### Exercise
From the entries that follow, gather each line holding the word "continue".

### Stored data
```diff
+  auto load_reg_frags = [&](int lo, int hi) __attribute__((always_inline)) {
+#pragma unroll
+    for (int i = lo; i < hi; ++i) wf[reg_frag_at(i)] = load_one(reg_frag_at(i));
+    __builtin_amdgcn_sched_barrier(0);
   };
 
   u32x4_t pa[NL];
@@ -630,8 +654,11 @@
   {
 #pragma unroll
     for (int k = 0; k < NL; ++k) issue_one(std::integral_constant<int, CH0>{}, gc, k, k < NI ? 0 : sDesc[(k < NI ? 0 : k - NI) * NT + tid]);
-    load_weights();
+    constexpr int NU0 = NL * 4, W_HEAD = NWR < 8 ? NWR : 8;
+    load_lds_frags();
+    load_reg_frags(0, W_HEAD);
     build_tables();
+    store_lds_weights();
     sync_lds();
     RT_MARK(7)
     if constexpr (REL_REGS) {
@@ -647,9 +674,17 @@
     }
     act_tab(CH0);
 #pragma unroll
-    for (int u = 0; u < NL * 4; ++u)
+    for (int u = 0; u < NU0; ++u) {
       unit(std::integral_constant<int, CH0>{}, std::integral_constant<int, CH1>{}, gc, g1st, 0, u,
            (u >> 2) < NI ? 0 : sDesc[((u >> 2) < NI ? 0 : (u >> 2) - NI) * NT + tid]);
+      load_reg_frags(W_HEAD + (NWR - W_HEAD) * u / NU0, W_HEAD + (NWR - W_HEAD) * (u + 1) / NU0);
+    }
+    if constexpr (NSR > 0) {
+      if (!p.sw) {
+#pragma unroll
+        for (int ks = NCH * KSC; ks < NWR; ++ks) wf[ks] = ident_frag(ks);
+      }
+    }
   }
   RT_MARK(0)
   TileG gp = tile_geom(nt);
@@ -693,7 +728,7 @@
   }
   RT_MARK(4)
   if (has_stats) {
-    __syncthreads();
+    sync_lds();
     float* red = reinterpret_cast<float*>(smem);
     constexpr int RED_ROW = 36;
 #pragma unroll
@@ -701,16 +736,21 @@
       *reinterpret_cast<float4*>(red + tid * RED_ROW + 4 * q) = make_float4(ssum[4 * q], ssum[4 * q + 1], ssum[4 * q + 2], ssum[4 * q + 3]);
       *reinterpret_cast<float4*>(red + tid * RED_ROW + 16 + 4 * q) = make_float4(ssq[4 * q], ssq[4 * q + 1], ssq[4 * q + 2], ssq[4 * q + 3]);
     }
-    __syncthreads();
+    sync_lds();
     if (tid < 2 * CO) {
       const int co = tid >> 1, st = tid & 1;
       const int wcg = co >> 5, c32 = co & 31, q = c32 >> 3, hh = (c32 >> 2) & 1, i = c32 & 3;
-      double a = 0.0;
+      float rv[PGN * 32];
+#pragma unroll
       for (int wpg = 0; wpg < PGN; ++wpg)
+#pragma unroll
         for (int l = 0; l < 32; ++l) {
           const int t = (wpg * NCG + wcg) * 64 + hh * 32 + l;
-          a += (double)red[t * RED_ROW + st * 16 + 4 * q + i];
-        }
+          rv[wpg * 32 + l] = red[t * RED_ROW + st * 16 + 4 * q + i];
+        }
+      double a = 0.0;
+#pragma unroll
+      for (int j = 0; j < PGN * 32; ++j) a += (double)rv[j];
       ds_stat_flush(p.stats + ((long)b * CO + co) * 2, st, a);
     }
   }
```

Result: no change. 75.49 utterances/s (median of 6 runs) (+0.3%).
...
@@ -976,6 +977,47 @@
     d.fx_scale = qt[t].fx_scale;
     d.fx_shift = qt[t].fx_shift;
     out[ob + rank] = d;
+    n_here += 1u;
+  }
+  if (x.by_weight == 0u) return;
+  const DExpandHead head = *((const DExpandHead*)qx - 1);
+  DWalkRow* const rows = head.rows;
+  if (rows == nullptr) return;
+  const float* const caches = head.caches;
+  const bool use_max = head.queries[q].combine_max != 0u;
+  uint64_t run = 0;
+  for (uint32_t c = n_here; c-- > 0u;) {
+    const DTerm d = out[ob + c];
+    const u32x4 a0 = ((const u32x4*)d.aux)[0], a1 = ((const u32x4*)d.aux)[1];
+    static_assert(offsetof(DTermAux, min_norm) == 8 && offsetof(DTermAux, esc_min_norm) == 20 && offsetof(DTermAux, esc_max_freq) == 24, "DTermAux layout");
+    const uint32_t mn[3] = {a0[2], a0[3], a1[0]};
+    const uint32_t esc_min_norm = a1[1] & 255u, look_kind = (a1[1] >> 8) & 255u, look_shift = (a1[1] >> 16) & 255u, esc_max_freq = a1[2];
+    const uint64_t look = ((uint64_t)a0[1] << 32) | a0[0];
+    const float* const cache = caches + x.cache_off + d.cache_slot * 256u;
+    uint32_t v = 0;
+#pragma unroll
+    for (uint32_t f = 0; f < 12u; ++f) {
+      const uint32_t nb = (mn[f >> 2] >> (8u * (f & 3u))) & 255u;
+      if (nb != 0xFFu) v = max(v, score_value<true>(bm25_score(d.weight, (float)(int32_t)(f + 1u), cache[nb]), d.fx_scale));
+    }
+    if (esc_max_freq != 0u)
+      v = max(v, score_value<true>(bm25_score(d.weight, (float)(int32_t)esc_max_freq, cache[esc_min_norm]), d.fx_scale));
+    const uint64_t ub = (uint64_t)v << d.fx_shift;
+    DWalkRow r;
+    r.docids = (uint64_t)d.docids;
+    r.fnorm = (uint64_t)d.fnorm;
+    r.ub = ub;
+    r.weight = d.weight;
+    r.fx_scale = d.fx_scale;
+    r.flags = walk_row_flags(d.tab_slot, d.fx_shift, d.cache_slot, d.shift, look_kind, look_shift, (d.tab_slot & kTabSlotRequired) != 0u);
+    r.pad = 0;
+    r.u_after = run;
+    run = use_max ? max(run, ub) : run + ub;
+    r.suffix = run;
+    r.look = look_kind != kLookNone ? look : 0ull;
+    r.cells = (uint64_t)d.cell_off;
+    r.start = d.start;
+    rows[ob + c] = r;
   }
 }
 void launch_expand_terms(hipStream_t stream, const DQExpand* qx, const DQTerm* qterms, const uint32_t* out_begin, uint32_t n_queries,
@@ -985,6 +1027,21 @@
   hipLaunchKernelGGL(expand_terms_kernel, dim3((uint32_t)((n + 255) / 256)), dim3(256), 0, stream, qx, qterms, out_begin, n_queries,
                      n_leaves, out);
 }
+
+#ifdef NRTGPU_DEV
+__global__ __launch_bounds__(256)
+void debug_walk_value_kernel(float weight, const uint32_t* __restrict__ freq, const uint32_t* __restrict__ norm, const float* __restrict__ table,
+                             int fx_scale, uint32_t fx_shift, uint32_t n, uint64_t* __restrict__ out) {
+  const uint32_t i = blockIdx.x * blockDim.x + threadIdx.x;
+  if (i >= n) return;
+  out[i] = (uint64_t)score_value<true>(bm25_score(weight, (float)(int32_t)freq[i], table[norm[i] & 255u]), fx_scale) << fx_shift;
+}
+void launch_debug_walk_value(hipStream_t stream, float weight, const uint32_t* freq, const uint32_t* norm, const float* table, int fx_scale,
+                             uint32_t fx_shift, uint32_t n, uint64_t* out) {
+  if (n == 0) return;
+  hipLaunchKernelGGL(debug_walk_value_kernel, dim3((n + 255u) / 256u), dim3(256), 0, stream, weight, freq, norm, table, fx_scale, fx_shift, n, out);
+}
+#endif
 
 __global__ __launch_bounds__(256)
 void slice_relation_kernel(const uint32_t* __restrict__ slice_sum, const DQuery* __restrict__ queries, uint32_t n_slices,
==
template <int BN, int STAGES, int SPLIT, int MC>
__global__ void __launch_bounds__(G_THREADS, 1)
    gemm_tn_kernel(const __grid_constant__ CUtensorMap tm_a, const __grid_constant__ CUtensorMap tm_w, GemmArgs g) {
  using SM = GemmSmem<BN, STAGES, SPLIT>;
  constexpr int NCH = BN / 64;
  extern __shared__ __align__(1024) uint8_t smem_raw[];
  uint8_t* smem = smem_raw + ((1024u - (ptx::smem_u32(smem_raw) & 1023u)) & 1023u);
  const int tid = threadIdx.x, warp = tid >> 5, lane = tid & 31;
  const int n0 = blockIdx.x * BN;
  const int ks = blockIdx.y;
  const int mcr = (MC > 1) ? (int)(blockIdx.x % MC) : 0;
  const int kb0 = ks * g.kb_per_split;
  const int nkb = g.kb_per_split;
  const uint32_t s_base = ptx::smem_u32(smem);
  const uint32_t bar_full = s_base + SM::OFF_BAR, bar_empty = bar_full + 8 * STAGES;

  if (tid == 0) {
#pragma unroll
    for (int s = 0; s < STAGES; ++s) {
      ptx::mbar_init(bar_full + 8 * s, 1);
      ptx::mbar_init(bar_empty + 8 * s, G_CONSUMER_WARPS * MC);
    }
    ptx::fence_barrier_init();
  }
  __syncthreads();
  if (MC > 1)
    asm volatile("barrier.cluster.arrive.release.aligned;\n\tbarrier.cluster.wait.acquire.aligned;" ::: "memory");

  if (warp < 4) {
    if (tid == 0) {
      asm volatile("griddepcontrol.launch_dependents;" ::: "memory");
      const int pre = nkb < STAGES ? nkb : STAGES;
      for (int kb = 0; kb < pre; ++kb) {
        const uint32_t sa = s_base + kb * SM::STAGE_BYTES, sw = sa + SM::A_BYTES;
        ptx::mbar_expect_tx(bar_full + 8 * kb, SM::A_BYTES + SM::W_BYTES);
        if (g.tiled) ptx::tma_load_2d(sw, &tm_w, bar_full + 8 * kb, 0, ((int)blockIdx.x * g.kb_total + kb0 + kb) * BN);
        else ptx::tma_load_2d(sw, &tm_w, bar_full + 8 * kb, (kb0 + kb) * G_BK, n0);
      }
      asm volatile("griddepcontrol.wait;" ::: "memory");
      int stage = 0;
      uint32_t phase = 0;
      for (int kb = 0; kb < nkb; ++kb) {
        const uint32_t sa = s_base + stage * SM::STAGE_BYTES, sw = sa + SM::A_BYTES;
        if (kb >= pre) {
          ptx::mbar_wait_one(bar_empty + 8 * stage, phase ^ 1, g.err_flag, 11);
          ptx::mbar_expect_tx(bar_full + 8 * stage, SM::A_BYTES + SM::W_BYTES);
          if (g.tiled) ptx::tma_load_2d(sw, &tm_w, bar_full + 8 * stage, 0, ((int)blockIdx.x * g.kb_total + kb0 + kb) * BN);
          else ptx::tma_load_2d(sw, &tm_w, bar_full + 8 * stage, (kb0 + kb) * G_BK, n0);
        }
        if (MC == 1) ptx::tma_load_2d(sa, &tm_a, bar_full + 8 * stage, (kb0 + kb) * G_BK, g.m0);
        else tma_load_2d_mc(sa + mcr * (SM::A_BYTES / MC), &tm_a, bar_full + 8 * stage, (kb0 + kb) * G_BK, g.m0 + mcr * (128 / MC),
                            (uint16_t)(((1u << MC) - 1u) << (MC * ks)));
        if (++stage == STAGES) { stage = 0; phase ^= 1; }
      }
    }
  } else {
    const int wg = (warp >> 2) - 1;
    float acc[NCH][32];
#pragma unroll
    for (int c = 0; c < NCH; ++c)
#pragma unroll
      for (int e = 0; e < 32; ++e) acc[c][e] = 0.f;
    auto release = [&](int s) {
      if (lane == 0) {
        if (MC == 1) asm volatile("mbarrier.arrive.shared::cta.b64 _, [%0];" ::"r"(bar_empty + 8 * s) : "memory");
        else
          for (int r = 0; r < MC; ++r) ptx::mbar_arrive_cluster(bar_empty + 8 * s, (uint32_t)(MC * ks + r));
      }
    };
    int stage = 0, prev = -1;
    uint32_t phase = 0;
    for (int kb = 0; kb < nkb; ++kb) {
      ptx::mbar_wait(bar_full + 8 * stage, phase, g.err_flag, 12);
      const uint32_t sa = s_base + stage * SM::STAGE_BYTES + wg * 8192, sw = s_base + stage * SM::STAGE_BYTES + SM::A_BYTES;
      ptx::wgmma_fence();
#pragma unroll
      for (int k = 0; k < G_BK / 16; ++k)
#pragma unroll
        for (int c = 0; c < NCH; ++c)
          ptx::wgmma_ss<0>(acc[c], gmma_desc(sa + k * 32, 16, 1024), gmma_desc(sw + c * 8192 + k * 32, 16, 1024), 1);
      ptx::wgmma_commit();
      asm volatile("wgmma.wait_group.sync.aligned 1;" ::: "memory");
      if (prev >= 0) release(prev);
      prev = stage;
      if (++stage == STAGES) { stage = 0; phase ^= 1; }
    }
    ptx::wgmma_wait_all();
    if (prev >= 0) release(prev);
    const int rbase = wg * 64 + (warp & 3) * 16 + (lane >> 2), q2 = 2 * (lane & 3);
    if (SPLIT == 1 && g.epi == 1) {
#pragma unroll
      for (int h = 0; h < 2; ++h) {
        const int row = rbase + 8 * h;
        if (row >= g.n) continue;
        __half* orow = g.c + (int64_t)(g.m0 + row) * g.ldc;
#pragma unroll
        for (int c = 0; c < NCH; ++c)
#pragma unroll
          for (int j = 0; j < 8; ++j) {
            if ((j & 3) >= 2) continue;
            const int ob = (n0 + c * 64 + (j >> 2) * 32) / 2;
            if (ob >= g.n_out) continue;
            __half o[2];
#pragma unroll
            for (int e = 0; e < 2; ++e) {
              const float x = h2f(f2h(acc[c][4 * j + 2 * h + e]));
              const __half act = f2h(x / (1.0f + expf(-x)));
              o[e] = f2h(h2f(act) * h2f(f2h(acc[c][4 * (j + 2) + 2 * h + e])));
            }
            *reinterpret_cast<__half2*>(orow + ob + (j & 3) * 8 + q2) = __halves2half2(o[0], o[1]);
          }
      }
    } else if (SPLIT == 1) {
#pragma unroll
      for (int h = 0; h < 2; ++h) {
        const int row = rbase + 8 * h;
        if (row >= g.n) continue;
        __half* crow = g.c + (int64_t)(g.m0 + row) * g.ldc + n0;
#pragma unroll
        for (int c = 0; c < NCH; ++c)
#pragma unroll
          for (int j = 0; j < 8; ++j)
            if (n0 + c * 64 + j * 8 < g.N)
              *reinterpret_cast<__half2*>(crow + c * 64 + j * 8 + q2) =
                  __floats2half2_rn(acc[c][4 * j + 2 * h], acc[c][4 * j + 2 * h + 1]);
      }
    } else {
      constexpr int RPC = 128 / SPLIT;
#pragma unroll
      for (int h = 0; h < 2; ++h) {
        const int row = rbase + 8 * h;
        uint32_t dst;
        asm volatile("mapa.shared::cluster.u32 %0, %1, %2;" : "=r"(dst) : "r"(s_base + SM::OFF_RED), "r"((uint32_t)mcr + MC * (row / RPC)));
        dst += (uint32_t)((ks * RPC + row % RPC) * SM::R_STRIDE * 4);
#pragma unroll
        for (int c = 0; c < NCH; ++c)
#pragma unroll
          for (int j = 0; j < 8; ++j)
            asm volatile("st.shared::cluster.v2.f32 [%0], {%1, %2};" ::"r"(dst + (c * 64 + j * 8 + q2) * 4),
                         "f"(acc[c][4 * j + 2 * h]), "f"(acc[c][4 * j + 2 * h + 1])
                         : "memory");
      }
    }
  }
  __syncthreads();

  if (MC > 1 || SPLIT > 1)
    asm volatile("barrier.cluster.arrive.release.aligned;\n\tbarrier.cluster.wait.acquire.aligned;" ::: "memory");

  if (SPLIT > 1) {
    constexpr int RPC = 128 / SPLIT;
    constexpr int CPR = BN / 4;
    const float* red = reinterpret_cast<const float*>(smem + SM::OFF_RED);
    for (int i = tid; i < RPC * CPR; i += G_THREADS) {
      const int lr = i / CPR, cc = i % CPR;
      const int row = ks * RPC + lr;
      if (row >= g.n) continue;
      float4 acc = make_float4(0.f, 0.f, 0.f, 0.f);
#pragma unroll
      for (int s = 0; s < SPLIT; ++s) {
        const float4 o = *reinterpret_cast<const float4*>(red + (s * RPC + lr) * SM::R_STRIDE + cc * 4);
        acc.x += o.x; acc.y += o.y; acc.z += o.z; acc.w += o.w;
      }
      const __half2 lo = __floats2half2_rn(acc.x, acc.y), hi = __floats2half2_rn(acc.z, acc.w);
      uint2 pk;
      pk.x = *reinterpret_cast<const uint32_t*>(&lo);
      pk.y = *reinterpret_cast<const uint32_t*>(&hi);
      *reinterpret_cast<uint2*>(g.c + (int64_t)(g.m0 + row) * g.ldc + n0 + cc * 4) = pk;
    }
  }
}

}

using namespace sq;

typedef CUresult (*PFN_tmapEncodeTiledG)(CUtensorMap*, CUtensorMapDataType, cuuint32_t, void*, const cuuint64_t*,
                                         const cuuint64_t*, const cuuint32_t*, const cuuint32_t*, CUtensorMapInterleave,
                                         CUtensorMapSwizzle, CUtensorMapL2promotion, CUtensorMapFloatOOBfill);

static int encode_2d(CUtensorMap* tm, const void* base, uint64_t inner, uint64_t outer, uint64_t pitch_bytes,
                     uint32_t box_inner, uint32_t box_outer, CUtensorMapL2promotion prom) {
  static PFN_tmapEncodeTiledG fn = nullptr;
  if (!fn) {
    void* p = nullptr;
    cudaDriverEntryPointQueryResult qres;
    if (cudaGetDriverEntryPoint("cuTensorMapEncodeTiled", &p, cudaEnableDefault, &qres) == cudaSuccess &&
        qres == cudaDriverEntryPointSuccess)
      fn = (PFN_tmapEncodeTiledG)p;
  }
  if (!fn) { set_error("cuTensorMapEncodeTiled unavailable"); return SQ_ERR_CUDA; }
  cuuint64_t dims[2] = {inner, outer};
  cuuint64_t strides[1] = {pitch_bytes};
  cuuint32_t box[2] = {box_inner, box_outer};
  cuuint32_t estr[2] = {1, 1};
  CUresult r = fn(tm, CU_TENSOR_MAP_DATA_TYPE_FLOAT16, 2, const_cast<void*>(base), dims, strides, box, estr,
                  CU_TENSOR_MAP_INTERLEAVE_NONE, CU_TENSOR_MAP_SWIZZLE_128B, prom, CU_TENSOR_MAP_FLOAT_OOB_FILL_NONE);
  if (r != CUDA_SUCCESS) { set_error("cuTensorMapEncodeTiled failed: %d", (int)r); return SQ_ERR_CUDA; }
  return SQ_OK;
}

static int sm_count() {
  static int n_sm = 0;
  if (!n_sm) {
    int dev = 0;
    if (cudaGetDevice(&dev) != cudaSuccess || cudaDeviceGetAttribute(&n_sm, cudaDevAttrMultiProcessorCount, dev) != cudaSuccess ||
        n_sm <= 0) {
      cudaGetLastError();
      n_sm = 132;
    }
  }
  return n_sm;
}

### Response box
        if (row >= g.n) continue;
            if ((j & 3) >= 2) continue;
            if (ob >= g.n_out) continue;
        if (row >= g.n) continue;
      if (row >= g.n) continue;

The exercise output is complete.